◆ PROMPT: Scan the records below for the line containing "p2 = vmix(p3, p0, THIRD);" and the line containing "if (absorb &". Copy both, plus every line between, exactly.

◆ SOURCE DATA:
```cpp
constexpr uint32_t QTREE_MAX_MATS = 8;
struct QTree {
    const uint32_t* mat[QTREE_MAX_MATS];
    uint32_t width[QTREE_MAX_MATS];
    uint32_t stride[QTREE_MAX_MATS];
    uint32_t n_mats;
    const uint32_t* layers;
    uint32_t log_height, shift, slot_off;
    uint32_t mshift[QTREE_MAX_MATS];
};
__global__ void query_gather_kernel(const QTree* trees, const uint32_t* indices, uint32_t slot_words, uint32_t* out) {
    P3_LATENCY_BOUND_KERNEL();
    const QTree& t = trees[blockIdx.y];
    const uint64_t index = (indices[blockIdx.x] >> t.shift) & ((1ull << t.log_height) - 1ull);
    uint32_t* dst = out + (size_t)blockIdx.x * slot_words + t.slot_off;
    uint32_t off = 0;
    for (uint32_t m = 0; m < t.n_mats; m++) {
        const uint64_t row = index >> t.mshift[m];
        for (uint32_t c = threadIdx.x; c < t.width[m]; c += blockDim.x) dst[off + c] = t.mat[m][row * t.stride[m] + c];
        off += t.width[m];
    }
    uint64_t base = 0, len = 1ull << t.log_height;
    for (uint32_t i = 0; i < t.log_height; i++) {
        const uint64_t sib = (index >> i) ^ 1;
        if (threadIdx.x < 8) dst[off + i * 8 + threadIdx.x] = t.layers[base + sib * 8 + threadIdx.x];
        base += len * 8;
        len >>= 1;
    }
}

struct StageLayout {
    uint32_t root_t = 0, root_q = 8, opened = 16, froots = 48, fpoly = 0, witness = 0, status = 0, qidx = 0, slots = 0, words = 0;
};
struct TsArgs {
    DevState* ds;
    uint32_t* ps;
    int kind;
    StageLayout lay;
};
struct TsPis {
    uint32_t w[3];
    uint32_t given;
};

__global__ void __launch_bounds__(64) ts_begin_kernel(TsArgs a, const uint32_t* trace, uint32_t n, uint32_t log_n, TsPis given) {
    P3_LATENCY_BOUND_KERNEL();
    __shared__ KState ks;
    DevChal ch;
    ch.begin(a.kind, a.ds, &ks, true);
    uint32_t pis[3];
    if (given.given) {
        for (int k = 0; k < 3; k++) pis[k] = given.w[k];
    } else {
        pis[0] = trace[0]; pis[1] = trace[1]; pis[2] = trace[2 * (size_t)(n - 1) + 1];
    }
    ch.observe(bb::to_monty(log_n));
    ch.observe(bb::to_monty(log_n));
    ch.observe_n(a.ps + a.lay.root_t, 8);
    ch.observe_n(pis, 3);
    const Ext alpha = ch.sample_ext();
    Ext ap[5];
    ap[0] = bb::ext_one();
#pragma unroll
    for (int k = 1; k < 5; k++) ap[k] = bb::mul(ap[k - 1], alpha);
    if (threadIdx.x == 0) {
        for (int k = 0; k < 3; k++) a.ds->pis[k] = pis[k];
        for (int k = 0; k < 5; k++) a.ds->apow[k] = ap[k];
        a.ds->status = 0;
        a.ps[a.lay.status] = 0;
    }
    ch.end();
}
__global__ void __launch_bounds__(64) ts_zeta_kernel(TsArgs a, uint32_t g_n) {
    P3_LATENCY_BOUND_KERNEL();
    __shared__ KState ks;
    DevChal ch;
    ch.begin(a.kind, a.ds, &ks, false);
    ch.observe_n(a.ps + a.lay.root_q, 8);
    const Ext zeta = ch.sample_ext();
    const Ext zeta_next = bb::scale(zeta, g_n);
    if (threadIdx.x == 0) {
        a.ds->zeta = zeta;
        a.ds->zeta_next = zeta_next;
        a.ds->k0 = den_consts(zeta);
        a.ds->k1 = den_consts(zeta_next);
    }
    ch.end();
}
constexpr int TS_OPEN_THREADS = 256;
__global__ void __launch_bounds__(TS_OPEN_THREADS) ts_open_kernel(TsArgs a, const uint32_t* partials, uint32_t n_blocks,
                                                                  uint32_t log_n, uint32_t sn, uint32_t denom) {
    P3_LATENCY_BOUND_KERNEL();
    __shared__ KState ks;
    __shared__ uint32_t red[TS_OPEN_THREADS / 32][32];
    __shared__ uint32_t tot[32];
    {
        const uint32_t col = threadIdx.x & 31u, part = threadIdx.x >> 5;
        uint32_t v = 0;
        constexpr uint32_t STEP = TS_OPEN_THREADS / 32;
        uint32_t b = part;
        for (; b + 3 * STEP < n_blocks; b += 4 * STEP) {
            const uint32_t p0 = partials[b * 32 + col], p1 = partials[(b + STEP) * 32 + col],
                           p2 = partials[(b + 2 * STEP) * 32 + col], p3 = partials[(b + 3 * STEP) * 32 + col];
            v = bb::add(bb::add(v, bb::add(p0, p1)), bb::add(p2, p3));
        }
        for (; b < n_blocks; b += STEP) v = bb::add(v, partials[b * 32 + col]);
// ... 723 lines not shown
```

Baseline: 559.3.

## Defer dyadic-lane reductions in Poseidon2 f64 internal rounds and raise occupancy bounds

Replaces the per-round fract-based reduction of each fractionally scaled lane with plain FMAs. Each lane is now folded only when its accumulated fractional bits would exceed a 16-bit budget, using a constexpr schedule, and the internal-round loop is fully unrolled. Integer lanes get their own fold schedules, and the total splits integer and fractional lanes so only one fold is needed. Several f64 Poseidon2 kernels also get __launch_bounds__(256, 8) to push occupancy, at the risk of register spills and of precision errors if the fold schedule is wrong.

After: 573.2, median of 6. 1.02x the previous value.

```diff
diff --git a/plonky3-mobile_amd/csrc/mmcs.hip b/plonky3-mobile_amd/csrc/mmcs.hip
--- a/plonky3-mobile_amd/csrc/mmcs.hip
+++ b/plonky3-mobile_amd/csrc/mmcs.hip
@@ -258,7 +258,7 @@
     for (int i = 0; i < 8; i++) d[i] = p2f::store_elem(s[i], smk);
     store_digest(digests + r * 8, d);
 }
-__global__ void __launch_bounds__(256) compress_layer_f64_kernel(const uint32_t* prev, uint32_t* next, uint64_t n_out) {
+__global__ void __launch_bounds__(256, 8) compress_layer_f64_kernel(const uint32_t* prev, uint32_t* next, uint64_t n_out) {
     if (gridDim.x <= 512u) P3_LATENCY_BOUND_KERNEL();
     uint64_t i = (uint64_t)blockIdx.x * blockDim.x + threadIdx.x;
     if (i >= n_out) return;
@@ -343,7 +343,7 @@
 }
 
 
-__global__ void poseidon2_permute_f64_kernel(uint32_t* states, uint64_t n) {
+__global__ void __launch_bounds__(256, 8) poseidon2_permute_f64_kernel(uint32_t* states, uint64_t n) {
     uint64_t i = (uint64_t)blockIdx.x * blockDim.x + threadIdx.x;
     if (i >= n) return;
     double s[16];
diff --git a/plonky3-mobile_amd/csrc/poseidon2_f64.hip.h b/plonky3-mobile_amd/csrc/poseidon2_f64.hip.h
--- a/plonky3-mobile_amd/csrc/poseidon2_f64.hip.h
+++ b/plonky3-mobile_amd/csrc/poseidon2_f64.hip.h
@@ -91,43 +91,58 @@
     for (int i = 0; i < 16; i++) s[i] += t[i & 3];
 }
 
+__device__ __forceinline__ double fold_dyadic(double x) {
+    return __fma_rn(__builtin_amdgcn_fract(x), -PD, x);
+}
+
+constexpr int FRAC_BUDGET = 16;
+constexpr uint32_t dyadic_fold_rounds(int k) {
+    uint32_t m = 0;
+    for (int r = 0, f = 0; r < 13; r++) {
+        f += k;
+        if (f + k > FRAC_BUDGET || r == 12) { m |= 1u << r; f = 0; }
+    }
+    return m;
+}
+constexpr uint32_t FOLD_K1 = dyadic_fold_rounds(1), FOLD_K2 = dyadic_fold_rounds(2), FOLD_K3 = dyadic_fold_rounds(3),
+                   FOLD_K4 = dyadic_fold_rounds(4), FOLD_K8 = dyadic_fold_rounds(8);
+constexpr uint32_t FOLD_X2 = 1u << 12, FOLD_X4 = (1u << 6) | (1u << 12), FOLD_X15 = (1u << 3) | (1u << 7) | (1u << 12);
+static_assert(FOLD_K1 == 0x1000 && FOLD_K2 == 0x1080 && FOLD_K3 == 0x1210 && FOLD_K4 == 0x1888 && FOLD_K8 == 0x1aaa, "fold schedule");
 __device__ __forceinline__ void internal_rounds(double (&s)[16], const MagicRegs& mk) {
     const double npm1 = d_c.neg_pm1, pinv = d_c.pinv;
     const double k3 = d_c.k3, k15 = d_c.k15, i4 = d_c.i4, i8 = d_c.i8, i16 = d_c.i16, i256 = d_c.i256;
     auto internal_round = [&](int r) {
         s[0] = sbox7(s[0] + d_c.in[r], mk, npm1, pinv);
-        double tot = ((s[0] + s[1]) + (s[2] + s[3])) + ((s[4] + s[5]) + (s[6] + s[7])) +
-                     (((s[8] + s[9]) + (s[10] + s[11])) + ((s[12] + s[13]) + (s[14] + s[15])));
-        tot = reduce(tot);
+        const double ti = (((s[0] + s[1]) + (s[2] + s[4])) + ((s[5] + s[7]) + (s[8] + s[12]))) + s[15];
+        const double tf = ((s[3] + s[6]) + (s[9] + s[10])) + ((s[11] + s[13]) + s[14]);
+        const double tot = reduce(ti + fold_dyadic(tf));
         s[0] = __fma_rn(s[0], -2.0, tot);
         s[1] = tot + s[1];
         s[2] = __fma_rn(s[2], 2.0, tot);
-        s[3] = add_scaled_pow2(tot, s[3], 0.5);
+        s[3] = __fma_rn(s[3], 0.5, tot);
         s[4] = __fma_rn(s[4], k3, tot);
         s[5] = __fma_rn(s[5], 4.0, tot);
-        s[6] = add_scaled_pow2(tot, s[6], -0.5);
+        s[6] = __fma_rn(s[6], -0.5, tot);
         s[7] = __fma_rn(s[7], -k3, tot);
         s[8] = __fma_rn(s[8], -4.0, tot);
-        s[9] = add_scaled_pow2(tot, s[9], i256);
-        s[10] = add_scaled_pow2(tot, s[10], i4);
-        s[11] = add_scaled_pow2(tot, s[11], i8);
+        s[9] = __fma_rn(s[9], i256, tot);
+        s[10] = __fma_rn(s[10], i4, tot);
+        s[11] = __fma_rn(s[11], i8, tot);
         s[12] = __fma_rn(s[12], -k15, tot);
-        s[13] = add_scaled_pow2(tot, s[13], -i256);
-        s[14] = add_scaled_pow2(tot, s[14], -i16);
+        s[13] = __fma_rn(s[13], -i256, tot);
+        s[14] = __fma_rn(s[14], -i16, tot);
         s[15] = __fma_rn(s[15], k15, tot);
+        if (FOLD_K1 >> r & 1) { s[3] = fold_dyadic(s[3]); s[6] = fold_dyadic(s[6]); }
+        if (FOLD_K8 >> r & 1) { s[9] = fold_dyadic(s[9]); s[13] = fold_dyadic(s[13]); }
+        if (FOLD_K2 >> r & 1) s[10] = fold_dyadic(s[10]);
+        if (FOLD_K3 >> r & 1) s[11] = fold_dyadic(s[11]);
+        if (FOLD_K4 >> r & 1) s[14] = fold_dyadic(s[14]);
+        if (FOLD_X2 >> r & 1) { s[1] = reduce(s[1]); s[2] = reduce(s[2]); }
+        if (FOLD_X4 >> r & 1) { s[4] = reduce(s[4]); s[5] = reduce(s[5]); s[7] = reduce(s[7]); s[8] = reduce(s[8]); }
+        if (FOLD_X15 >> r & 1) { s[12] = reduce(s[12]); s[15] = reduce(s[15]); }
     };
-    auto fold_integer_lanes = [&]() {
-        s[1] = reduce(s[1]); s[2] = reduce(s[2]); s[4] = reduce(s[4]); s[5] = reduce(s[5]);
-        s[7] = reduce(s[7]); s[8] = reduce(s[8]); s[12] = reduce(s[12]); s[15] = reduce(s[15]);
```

---

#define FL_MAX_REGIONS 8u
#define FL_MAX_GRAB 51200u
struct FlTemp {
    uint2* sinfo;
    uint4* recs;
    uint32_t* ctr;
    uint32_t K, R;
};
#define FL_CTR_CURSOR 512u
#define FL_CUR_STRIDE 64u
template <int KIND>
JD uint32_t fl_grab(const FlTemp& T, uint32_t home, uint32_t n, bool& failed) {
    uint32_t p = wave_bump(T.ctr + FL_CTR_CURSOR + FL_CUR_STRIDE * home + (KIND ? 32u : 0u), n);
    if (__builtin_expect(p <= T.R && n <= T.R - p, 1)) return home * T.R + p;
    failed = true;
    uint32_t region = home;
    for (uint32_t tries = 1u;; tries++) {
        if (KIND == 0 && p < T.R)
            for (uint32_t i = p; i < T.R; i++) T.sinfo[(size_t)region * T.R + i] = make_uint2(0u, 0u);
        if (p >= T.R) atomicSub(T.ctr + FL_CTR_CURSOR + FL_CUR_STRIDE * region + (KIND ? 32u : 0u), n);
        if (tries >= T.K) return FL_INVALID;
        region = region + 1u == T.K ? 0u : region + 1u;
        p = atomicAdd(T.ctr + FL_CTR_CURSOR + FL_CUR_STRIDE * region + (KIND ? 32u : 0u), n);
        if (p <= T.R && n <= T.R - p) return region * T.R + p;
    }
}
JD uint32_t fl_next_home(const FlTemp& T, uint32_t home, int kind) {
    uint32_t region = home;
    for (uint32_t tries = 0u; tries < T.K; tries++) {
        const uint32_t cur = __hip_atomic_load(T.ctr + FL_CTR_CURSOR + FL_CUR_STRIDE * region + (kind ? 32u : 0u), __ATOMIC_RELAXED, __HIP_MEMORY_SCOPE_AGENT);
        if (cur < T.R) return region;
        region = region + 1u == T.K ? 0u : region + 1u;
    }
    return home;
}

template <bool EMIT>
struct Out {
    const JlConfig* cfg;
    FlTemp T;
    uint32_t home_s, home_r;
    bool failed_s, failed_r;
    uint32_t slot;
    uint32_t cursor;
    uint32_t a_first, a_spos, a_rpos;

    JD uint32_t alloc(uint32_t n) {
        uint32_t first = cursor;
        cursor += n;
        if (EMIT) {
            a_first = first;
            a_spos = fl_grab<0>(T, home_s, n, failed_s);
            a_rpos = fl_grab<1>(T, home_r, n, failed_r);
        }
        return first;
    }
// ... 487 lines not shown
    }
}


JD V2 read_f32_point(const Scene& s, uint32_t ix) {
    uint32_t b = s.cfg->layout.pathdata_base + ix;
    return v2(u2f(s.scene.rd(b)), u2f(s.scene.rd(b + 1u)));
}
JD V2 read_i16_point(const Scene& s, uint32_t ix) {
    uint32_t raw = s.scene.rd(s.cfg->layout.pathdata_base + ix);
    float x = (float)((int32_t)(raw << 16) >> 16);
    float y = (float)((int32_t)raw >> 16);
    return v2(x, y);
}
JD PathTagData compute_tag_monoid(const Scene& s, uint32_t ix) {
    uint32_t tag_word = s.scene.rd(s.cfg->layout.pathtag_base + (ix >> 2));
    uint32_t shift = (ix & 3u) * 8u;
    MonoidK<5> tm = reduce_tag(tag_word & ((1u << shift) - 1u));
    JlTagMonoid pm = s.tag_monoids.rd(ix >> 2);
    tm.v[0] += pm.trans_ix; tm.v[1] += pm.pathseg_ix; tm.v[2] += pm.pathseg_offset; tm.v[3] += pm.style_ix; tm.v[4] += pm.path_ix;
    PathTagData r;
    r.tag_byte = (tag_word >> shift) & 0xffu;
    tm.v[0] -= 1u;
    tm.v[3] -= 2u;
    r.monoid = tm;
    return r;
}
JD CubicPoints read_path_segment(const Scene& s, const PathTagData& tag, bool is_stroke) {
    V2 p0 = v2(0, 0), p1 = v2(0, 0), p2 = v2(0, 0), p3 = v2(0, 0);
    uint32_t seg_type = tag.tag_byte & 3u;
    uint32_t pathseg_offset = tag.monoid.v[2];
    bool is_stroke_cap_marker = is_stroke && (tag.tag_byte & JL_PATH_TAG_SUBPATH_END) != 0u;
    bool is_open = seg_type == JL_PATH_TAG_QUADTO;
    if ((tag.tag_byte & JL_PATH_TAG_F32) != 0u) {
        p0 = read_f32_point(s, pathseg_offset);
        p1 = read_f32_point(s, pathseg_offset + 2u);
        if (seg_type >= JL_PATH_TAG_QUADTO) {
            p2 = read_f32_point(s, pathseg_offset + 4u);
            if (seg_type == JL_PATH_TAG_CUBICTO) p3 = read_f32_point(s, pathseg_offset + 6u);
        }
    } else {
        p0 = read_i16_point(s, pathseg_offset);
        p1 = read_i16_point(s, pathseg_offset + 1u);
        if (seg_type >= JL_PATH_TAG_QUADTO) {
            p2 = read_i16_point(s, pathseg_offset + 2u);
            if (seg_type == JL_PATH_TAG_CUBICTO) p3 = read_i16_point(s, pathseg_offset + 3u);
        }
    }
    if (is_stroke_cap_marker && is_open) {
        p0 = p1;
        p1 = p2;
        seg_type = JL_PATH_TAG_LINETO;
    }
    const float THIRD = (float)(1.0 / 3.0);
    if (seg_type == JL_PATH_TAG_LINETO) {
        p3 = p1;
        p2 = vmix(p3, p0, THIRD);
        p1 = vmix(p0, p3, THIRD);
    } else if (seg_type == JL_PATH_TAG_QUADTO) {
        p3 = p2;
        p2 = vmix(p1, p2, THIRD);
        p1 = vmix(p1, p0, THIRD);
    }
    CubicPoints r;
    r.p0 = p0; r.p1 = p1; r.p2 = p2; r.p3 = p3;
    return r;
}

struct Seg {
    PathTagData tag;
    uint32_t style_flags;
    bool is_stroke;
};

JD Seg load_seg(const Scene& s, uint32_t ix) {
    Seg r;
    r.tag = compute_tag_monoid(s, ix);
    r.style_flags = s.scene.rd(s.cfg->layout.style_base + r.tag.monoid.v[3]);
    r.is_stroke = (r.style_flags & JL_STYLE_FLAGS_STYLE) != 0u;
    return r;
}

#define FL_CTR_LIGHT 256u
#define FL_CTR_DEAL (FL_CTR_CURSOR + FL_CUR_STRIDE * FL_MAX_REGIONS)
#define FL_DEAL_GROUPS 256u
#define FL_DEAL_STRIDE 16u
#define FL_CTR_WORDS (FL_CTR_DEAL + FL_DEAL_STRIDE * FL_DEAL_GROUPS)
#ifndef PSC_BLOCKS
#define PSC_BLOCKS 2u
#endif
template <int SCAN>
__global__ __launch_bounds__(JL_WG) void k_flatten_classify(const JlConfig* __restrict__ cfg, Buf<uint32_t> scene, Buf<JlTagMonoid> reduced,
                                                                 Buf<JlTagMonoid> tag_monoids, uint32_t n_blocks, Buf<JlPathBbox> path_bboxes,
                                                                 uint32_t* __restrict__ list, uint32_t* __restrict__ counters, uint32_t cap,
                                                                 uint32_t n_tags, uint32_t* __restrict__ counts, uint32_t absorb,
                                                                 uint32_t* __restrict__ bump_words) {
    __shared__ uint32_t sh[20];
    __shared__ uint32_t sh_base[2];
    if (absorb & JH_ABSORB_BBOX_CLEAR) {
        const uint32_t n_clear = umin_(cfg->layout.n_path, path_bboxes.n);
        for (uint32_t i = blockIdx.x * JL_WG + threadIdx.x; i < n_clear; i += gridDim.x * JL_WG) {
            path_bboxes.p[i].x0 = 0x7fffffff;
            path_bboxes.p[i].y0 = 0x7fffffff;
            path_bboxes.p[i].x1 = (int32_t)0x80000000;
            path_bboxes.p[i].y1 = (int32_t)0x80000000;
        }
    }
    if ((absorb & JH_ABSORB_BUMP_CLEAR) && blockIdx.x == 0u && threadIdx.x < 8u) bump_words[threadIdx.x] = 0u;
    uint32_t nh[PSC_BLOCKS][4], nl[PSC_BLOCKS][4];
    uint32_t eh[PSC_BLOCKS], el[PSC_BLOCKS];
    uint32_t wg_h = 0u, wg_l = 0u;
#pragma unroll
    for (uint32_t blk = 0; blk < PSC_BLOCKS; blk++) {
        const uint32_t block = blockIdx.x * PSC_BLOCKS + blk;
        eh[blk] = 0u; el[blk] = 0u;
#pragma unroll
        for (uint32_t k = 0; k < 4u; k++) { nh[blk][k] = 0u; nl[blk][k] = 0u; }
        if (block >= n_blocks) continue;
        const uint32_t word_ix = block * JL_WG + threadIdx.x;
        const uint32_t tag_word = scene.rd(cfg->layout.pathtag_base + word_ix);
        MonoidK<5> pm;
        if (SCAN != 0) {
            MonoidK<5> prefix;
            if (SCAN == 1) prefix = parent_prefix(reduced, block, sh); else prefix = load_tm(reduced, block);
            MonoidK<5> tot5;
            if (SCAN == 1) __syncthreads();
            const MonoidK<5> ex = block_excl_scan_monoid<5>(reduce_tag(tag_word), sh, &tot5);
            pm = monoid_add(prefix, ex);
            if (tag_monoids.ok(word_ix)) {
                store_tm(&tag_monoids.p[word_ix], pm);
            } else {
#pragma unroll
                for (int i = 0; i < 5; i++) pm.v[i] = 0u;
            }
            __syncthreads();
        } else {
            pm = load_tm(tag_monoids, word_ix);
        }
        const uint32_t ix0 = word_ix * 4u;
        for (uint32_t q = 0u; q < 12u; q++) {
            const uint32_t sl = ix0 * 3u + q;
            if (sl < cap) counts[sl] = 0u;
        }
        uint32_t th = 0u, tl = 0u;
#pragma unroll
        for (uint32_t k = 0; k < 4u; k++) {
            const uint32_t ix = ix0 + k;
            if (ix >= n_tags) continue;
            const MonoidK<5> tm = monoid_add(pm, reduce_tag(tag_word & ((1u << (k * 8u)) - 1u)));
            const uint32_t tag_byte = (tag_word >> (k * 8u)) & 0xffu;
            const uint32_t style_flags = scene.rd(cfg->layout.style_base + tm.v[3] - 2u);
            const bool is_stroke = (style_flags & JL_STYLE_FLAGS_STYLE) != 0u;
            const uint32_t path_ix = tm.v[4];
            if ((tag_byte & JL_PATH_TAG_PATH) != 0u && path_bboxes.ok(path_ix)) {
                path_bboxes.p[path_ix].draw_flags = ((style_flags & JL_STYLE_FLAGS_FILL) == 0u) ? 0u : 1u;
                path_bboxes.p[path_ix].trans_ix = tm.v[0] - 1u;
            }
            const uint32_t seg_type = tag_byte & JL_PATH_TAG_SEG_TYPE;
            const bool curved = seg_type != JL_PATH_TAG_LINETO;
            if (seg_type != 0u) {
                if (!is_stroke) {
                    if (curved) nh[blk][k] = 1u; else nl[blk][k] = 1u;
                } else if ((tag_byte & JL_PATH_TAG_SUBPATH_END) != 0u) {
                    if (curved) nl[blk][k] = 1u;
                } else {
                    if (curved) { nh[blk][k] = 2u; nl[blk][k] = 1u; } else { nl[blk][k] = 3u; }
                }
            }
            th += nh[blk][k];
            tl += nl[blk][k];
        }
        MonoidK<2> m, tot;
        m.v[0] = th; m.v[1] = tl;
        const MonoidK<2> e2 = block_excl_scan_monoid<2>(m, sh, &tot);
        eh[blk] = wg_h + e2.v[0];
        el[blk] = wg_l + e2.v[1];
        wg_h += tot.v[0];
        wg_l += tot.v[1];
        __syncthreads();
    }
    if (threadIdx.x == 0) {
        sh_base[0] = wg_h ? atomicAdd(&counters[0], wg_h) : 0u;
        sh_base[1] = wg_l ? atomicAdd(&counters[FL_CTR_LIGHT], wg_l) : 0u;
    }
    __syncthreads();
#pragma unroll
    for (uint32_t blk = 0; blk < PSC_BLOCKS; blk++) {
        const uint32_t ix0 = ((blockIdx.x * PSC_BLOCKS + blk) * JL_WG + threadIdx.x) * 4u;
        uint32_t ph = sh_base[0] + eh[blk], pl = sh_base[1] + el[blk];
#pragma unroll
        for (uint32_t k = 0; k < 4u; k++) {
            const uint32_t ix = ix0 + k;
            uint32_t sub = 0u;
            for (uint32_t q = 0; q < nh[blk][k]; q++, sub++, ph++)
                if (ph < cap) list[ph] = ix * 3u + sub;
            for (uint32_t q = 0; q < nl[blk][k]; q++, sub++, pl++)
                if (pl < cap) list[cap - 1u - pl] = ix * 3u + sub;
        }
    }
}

◆ OUTPUT FOR THIS TASK:
        p2 = vmix(p3, p0, THIRD);
        p1 = vmix(p0, p3, THIRD);
    } else if (seg_type == JL_PATH_TAG_QUADTO) {
        p3 = p2;
        p2 = vmix(p1, p2, THIRD);
        p1 = vmix(p1, p0, THIRD);
    }
    CubicPoints r;
    r.p0 = p0; r.p1 = p1; r.p2 = p2; r.p3 = p3;
    return r;
}

struct Seg {
    PathTagData tag;
    uint32_t style_flags;
    bool is_stroke;
};

JD Seg load_seg(const Scene& s, uint32_t ix) {
    Seg r;
    r.tag = compute_tag_monoid(s, ix);
    r.style_flags = s.scene.rd(s.cfg->layout.style_base + r.tag.monoid.v[3]);
    r.is_stroke = (r.style_flags & JL_STYLE_FLAGS_STYLE) != 0u;
    return r;
}

#define FL_CTR_LIGHT 256u
#define FL_CTR_DEAL (FL_CTR_CURSOR + FL_CUR_STRIDE * FL_MAX_REGIONS)
#define FL_DEAL_GROUPS 256u
#define FL_DEAL_STRIDE 16u
#define FL_CTR_WORDS (FL_CTR_DEAL + FL_DEAL_STRIDE * FL_DEAL_GROUPS)
#ifndef PSC_BLOCKS
#define PSC_BLOCKS 2u
#endif
template <int SCAN>
__global__ __launch_bounds__(JL_WG) void k_flatten_classify(const JlConfig* __restrict__ cfg, Buf<uint32_t> scene, Buf<JlTagMonoid> reduced,
                                                                 Buf<JlTagMonoid> tag_monoids, uint32_t n_blocks, Buf<JlPathBbox> path_bboxes,
                                                                 uint32_t* __restrict__ list, uint32_t* __restrict__ counters, uint32_t cap,
                                                                 uint32_t n_tags, uint32_t* __restrict__ counts, uint32_t absorb,
                                                                 uint32_t* __restrict__ bump_words) {
    __shared__ uint32_t sh[20];
    __shared__ uint32_t sh_base[2];
    if (absorb & JH_ABSORB_BBOX_CLEAR) {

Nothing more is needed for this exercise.